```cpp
template <bool TRANSA>
__global__ __launch_bounds__(256) void gemm_tile64_kernel(GemmDesc g, int tiles_per_dim) {
    constexpr int LDT = 80;
    __shared__ double As[2][16][LDT];
    __shared__ double Bs[2][16][LDT];
    const int tiles2 = tiles_per_dim * tiles_per_dim;
    const int total = tiles2 * (int)gridDim.y;
    int lin = (int)blockIdx.x + tiles2 * (int)blockIdx.y;
    if ((total & 7) == 0) lin = (lin & 7) * (total >> 3) + (lin >> 3);
    const int chain = lin / tiles2, tile = lin % tiles2;
    const int n = g.n;
    const double* __restrict__ A = g.A.at(chain);
    const double* __restrict__ B = g.B.at(chain);
    double* __restrict__ C = g.C.at(chain);
    const double* __restrict__ ks = g.ks.p ? g.ks.at(chain) : nullptr;
    const int t = threadIdx.x, lane = t & 63, wave = t >> 6;
    const int i0 = (tile % tiles_per_dim) * 64, j0 = (tile / tiles_per_dim) * 64;
    const int r = lane & 15, kk = lane >> 4;
    const int wi = (wave & 1) * 32, wj = (wave >> 1) * 32;
    const int ai = t & 63, akq = t >> 6;
    const int bkp = t & 7, bj = t >> 3;
// ... 159 lines not shown
                    else acc = __builtin_amdgcn_mfma_f64_16x16x4f64(Bs[(wj + r) * PK + k], av, acc, 0, 0, 0);
                }
            }
        }
    }
#pragma unroll
    for (int u = 0; u < D; ++u)
#pragma unroll
        for (int s = 0; s < NL; ++s) asm volatile("s_waitcnt vmcnt(0)" : "+v"(qa[u][s]), "+v"(qb[u][s]), "+v"(qk[u][s]) :: "memory");
    const int i = i0 + wi + r;
    const double rsv = (g.rs.p && i < n) ? g.rs.at(chain)[i] : 1.0;
#pragma unroll
    for (int reg = 0; reg < 4; ++reg) {
        const int jl = wj + kk + 4 * reg, j = j0 + jl;
        double v = (acc[reg] + acc2[reg]) * rsv;
        if (i < n && j < n) {
            if (g.cs.p) v *= g.cs.at(chain)[j];
            double* dst = C + i + (long)n * j;
            if (g.accumulate) v += *dst;
            *dst = v;
        }
        Ct[wi + r][jl] = v;
    }
    if (g.CT.p) {
        __syncthreads();
        double* __restrict__ CT = g.CT.at(chain);
#pragma unroll
        for (int s = 0; s < 4; ++s) {
            const int il = rhi + 8 * s;
            if (i0 + il < n && j0 + rlo < n) CT[(j0 + rlo) + (long)n * (i0 + il)] = Ct[il][rlo];
        }
    }
}

template <int KQ>
static void launch_splitk(const GemmDesc& g, int n_chains, hipStream_t s) {
    const int tiles = (g.n + 15) / 16;
    dim3 grid(tiles * tiles, n_chains), block(256);
    if (g.transA) hipLaunchKernelGGL((gemm_splitk_kernel<true, KQ>), grid, block, 0, s, g, tiles);
    else hipLaunchKernelGGL((gemm_splitk_kernel<false, KQ>), grid, block, 0, s, g, tiles);
}

static int launch_gemm_main(const GemmDesc& g, int n_chains, hipStream_t s, bool* ct_done);

int launch_gemm(const GemmDesc& g, int n_chains, hipStream_t s) {
    bool ct_done = false;
    if (int rc = launch_gemm_main(g, n_chains, s, &ct_done)) return rc;
    if (g.CT.p && !ct_done) return launch_transpose_scale(CMat(g.C.p, g.C.stride), g.CT, CVec(), g.n, n_chains, s);
    return 0;
}

static int launch_gemm_main(const GemmDesc& g, int n_chains, hipStream_t s, bool* ct_done) {
    const int n = g.n;
    if (n % 64 == 0 && (long)n_chains * (n / 64) * (n / 64) >= 256) {
        const int tiles = n / 64;
        dim3 grid(tiles * tiles, n_chains), block(256);
        if (g.transA) hipLaunchKernelGGL((gemm_tile64_kernel<true>), grid, block, 0, s, g, tiles);
        else hipLaunchKernelGGL((gemm_tile64_kernel<false>), grid, block, 0, s, g, tiles);
        DQ_HIP(hipGetLastError());
        return 0;
    }
    if (n >= 384) {
        const int T = (n + 31) / 32, chunk = (T * T + 7) / 8;
        dim3 grid(8 * chunk, n_chains), block(256);
#define DQ_ST(TA, KSC) hipLaunchKernelGGL((gemm_stage32_kernel<TA, KSC, 32>), grid, block, 0, s, g, T, chunk)
        if (g.transA) { if (g.ks.p) DQ_ST(true, true); else DQ_ST(true, false); } else { if (g.ks.p) DQ_ST(false, true); else DQ_ST(false, false); }
#undef DQ_ST
        DQ_HIP(hipGetLastError());
        *ct_done = true;
        return 0;
    }
    if (n <= 640) {
        const int kq = ((n + 3) / 4 + 15) / 16 * 16;
        if (kq <= 16) launch_splitk<16>(g, n_chains, s);
        else if (kq <= 32) launch_splitk<32>(g, n_chains, s);
        else if (kq <= 48) launch_splitk<48>(g, n_chains, s);
        else if (kq <= 64) launch_splitk<64>(g, n_chains, s);
        else if (kq <= 96) launch_splitk<96>(g, n_chains, s);
        else if (kq <= 128) launch_splitk<128>(g, n_chains, s);
        else launch_splitk<160>(g, n_chains, s);
        DQ_HIP(hipGetLastError());
        *ct_done = true;
        return 0;
    }
    const int tiles = (n + 31) / 32;
    dim3 grid(tiles * tiles, n_chains), block(256);
    const bool guard = (n % 32) != 0;
    if (g.transA) {
        if (guard) hipLaunchKernelGGL((gemm_kernel<true, true>), grid, block, 0, s, g, tiles);
        else hipLaunchKernelGGL((gemm_kernel<true, false>), grid, block, 0, s, g, tiles);
    } else {
        if (guard) hipLaunchKernelGGL((gemm_kernel<false, true>), grid, block, 0, s, g, tiles);
        else hipLaunchKernelGGL((gemm_kernel<false, false>), grid, block, 0, s, g, tiles);
    }
    DQ_HIP(hipGetLastError());
    return 0;
// ... 4 lines not shown
```

### dqmc_amd/csrc/update.hip

```cpp
#include "common.h"
#include <cstdlib>
#include <mutex>
#include "wave.h"

namespace dq {

using d4 = __attribute__((ext_vector_type(4))) double;

__constant__ int c_proposal[4][3] = {{1, 2, 3}, {0, 2, 3}, {0, 1, 3}, {0, 1, 2}};

constexpr int SCAN_PF = 8;

__device__ __forceinline__ double ld_coh(const double* p) {
    return __longlong_as_double((long long)__hip_atomic_load(reinterpret_cast<const unsigned long long*>(p), __ATOMIC_RELAXED, __HIP_MEMORY_SCOPE_AGENT));
}
__device__ __forceinline__ void st_coh(double* p, double x) {
    __hip_atomic_store(reinterpret_cast<unsigned long long*>(p), (unsigned long long)__double_as_longlong(x), __ATOMIC_RELAXED, __HIP_MEMORY_SCOPE_AGENT);
}

__host__ __device__ inline size_t scan_lds_bytes(int n, int kd, bool regs) {
    const size_t base = (((size_t)16 * kd * n + (size_t)n * 32 + 256 + (size_t)n * 4 + (size_t)n) + 63) & ~(size_t)63;
    return base + (regs ? (size_t)n * 8 + 4 * (UPDATE_KD + 4) : 0);
}

__device__ __forceinline__ void lds_barrier() {
    asm volatile("s_waitcnt lgkmcnt(0)" ::: "memory");
// ... 516 lines not shown
            if (4 * s >= k) break;
            const int m = 4 * s + kk;
            const bool ok = m < k;
            const int mc = min(m, k - 1);
            const double um = (ok && a_ok) ? UW[mc * n + a].x : 0.0, wm = (ok && b_ok) ? UW[mc * n + b].y : 0.0;
            acc = __builtin_amdgcn_mfma_f64_16x16x4f64(wm, um, acc, 0, 0, 0);
            acc_t = __builtin_amdgcn_mfma_f64_16x16x4f64(um, wm, acc_t, 0, 0, 0);
        }
#pragma unroll
        for (int reg = 0; reg < 4; ++reg) {
            const int bb = b0 + kk + 4 * reg, aa = a0 + kk + 4 * reg;
            if (a_ok && bb < n) G[a + (long)n * bb] = gv[q][reg] + acc[reg];
            if (b_ok && aa < n) GT[b + (long)n * aa] = gt[q][reg] + acc_t[reg];
        }
    }
}

__device__ __attribute__((noinline)) void solo_flush(double* G, double* GT, const double2* UW, int n, int k) {
    const int lane = threadIdx.x & 63, wave = threadIdx.x >> 6;
    const int tiles16 = (n + 15) / 16, n_st = tiles16 * tiles16;
    for (int st = wave; st < n_st; st += 4 * 4) flush_tiles_lds<4>(G, GT, UW, st, 4, n_st, tiles16, n, k, lane);
}

template <int NFIX, int KFIX>
__global__ __launch_bounds__(256) DQ_WALK_REGS void slice_kernel(UpdateDesc d, SliceSync* sync_p, int l, int acc_slot, int kd_arg, int tiles_arg, int* info) {
    extern __shared__ __attribute__((aligned(16))) unsigned char smem[];
    const int chain = blockIdx.y;
    const int n = NFIX ? NFIX : d.n;
    const int kd = KFIX ? KFIX : kd_arg;
    const int tiles_per_dim = NFIX ? (NFIX + 31) / 32 : tiles_arg;
    const int F = tiles_per_dim * tiles_per_dim;
    SliceSync* sy = sync_p + chain;
    double* __restrict__ G = d.G.at(chain);
    double* __restrict__ GT = d.GT.at(chain);
    double* __restrict__ Up = d.Upanel + (long)chain * d.panel_stride;
    double* __restrict__ Wp = d.Wpanel + (long)chain * d.panel_stride;
    const int t = threadIdx.x, lane = t & 63, wave = t >> 6;
    const unsigned epoch = d.slice_epoch;

    if (blockIdx.x > 0) {
        const int tile = blockIdx.x - 1;
        if (tile == d.slice_absent_tile && (d.slice_absent_l < 0 || d.slice_absent_l == l)) return;
        if (tile == d.slice_late_tile) {
            const unsigned long long t0 = wall_clock64();
            while (wall_clock64() - t0 < 100ull * (unsigned long long)d.slice_late_us) __builtin_amdgcn_s_sleep(64);
        }
        const int a0 = (tile % tiles_per_dim) * 32 + (wave & 1) * 16;
        const int b0 = (tile / tiles_per_dim) * 32 + (wave >> 1) * 16;
        if (t == 0) __hip_atomic_store(&sy->arrive[tile], slice_tag(epoch, 0), __ATOMIC_RELAXED, __HIP_MEMORY_SCOPE_AGENT);
        unsigned long long* bcast = reinterpret_cast<unsigned long long*>(smem);
        for (unsigned win = 1;; ++win) {
            if (wave == 0) {
                unsigned long long word = 0; unsigned spins = 0; bool give_up = false;
                for (;;) {
                    word = __hip_atomic_load(&sy->seq, __ATOMIC_RELAXED, __HIP_MEMORY_SCOPE_AGENT);
                    const unsigned tag = (unsigned)(word >> 32);
                    if (tag == slice_tag(epoch, win)) break;
                    if ((tag >> 8) == (slice_tag(epoch, 0) >> 8)) {
                        if ((unsigned)word & SLICE_SOLO_BIT) break;
                        if ((tag & 0xffu) > win) { give_up = true; break; }
                    }
                    if (++spins > SLICE_SPIN_LIMIT) { give_up = true; break; }
// ... 167 lines not shown
    return true;
}
void slice_release(int device, int n, int n_chains) {
    if (device < 0 || device >= 64) return;
    std::lock_guard<std::mutex> lk(g_resv_mu);
    g_resv_used[device] -= slice_workgroups(n, n_chains);
}

int update_init_device() {
    DQ_HIP(hipFuncSetAttribute(reinterpret_cast<const void*>(scan_kernel<256>), hipFuncAttributeMaxDynamicSharedMemorySize, 160 * 1024));
    DQ_HIP(hipFuncSetAttribute(reinterpret_cast<const void*>(scan_kernel<1024>), hipFuncAttributeMaxDynamicSharedMemorySize, 160 * 1024));
    DQ_HIP(hipFuncSetAttribute(reinterpret_cast<const void*>(slice_kernel<0, 0>), hipFuncAttributeMaxDynamicSharedMemorySize, 160 * 1024));
    DQ_HIP(hipFuncSetAttribute(reinterpret_cast<const void*>(slice_kernel<256, UPDATE_KD>), hipFuncAttributeMaxDynamicSharedMemorySize, 160 * 1024));
    DQ_HIP(hipFuncSetAttribute(reinterpret_cast<const void*>(slice_solo_kernel), hipFuncAttributeMaxDynamicSharedMemorySize, 160 * 1024));
    return 0;
}

int launch_update_slice(SlicePath path, const UpdateDesc& d, int l, int acc_slot, int n_chains, hipStream_t s) {
    const int n = d.n;
    if (n > 1024) { set_error("local update kernel supports n_sites <= 1024"); return -1; }
    const int kd = pick_kd(n);
    const int threads = ((n + 63) / 64) * 64;
    const bool regs = threads <= 256;
    const size_t lds = scan_lds_bytes(n, kd, regs);
    const int tiles = (n + 31) / 32;
    if (!regs && path != SlicePath::Pairs && path != SlicePath::PersistentSubmatrix) { set_error("local update: the walk kernels of update.hip need n_sites <= 256"); return -1; }
    if (regs || path == SlicePath::PersistentSubmatrix) {
        if (!d.GT.p) { set_error("local update: transposed workspace missing"); return -1; }
        if (!d.gt_valid) { if (int rc = launch_transpose_scale(CMat(d.G.p, d.G.stride), d.GT, CVec(), n, n_chains, s)) return rc; }
    }
    switch (path) {
    case SlicePath::PersistentSubmatrix: return launch_update_slice_sm(d, l, acc_slot, n_chains, s);
    case SlicePath::PersistentWalk:
        if (!d.slice_sync) { set_error("persistent slice kernel: hand-off words missing"); return -1; }
        if (n == 256 && kd == UPDATE_KD)
            hipLaunchKernelGGL((slice_kernel<256, UPDATE_KD>), dim3(1 + tiles * tiles, n_chains), dim3(256), lds, s, d, reinterpret_cast<SliceSync*>(d.slice_sync), l, acc_slot, kd,
                               tiles, d.info);
        else
            hipLaunchKernelGGL((slice_kernel<0, 0>), dim3(1 + tiles * tiles, n_chains), dim3(256), lds, s, d, reinterpret_cast<SliceSync*>(d.slice_sync), l, acc_slot, kd,
                               tiles, d.info);
        DQ_HIP(hipGetLastError());
        return 0;
    case SlicePath::Solo:
        hipLaunchKernelGGL(slice_solo_kernel, dim3(1, n_chains), dim3(256), lds, s, d, l, acc_slot, kd, 0);
        DQ_HIP(hipGetLastError());
        return 0;
    case SlicePath::Pairs: case SlicePath::PairsTailSolo: break;
    }
    int windows = (n + kd - 1) / kd;
    const bool tail_solo = path == SlicePath::PairsTailSolo && windows > 4;
    if (tail_solo) windows = 4;
    for (int w = 0; w < windows; ++w) {
        if (regs) {
            hipLaunchKernelGGL(scan_kernel<256>, dim3(1, n_chains), dim3(threads), lds, s, d, l, acc_slot, w == 0 ? 1 : 0, kd);
            hipLaunchKernelGGL(flush_kernel<true>, dim3(tiles * tiles, n_chains), dim3(256), 0, s, d, tiles, kd);
        } else {
            hipLaunchKernelGGL(scan_kernel<1024>, dim3(1, n_chains), dim3(threads), lds, s, d, l, acc_slot, w == 0 ? 1 : 0, kd);
            hipLaunchKernelGGL(flush_kernel<false>, dim3(tiles * tiles, n_chains), dim3(256), 0, s, d, tiles, kd);
        }
    }
    if (tail_solo) {
        hipLaunchKernelGGL(slice_solo_kernel, dim3(1, n_chains), dim3(256), lds, s, d, l, acc_slot, kd, 1);
// ... 36 lines not shown
```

·····

About this exercise >>
When the word "PersistentSubmatrix" occurs in a line above, list that line.

Answer area >>
    if (!regs && path != SlicePath::Pairs && path != SlicePath::PersistentSubmatrix) { set_error("local update: the walk kernels of update.hip need n_sites <= 256"); return -1; }
    if (regs || path == SlicePath::PersistentSubmatrix) {
    case SlicePath::PersistentSubmatrix: return launch_update_slice_sm(d, l, acc_slot, n_chains, s);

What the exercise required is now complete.